What is expected: For each line of the listing that contains "else", make a copy and return it.

Given records:

○ ○ ○ ○ ○ ○ ○

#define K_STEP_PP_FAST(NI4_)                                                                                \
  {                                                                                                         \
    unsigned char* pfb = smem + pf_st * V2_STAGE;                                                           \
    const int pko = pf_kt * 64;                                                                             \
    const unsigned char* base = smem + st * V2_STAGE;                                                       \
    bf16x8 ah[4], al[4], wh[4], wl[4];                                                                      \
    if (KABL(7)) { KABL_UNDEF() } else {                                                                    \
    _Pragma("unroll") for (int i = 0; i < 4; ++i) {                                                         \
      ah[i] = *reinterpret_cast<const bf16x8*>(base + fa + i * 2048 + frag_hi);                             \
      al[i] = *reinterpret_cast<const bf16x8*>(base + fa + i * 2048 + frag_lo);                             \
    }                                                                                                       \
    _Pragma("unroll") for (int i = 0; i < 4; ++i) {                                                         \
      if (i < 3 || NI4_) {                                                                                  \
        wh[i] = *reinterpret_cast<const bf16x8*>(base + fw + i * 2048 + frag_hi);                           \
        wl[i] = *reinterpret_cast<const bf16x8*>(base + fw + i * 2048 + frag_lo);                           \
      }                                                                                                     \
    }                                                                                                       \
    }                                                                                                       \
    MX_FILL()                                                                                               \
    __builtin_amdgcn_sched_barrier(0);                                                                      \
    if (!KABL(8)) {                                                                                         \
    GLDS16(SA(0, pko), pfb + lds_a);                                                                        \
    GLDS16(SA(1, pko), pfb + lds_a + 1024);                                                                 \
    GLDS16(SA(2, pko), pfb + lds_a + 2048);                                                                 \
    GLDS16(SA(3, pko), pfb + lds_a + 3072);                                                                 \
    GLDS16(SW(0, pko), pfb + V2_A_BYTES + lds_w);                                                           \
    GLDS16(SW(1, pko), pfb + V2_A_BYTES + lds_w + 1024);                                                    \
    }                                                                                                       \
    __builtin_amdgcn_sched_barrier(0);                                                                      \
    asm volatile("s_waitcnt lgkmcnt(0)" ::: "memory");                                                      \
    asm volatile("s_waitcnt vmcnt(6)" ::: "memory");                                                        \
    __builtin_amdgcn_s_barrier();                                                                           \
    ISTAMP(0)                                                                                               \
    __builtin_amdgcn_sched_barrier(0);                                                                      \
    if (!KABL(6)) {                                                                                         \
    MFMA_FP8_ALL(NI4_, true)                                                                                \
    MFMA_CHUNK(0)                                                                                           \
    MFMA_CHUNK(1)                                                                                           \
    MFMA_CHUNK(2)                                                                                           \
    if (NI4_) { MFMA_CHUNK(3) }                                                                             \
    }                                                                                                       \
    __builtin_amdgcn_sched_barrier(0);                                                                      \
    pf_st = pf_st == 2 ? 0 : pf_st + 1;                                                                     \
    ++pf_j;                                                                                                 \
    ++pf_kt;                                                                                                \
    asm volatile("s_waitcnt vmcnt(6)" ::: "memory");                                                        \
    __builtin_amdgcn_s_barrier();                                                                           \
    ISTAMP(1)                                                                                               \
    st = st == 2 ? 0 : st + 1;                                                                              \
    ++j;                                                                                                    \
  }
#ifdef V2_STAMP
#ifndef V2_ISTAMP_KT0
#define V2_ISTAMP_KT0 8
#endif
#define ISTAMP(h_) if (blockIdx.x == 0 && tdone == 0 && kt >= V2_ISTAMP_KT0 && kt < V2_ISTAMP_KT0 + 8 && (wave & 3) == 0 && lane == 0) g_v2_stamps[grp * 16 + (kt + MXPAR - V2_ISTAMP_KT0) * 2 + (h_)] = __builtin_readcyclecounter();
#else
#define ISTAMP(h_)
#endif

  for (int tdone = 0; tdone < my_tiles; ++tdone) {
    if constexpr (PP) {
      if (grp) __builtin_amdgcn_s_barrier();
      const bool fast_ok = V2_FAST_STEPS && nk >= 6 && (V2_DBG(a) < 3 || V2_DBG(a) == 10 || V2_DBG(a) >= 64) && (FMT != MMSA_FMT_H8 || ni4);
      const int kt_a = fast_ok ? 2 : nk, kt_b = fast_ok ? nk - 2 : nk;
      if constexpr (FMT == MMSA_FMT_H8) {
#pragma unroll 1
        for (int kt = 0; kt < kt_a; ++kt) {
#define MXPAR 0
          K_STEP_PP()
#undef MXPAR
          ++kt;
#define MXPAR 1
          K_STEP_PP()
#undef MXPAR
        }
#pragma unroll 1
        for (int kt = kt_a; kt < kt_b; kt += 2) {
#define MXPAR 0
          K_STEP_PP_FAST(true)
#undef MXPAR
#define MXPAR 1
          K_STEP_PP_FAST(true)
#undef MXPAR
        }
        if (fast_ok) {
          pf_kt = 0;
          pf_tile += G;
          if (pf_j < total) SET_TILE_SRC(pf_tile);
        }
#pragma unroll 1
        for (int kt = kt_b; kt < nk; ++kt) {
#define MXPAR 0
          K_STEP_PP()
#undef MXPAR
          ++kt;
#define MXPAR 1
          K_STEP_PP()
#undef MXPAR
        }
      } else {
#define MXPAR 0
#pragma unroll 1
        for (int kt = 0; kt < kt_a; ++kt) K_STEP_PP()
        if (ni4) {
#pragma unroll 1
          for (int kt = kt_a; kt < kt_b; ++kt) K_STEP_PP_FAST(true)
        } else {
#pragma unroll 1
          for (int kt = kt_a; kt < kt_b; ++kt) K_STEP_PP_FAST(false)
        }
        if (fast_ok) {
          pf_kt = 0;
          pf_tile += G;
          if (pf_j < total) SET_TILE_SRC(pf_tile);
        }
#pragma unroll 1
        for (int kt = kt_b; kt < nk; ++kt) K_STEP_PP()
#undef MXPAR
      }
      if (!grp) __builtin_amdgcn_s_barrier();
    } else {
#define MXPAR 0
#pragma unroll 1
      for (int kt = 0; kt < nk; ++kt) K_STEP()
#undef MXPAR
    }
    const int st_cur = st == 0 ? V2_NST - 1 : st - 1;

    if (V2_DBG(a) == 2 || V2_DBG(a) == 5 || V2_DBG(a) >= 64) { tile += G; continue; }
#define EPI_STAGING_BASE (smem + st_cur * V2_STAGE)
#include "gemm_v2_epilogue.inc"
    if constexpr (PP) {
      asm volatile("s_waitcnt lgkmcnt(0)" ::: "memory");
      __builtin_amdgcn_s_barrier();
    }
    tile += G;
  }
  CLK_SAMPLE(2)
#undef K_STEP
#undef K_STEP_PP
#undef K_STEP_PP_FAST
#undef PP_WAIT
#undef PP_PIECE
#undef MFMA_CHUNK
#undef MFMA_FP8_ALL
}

○ ○ ○ ○ ○ ○ ○

Task output:
    if (KABL(7)) { KABL_UNDEF() } else {                                                                    \
#else
      } else {
        } else {
    } else {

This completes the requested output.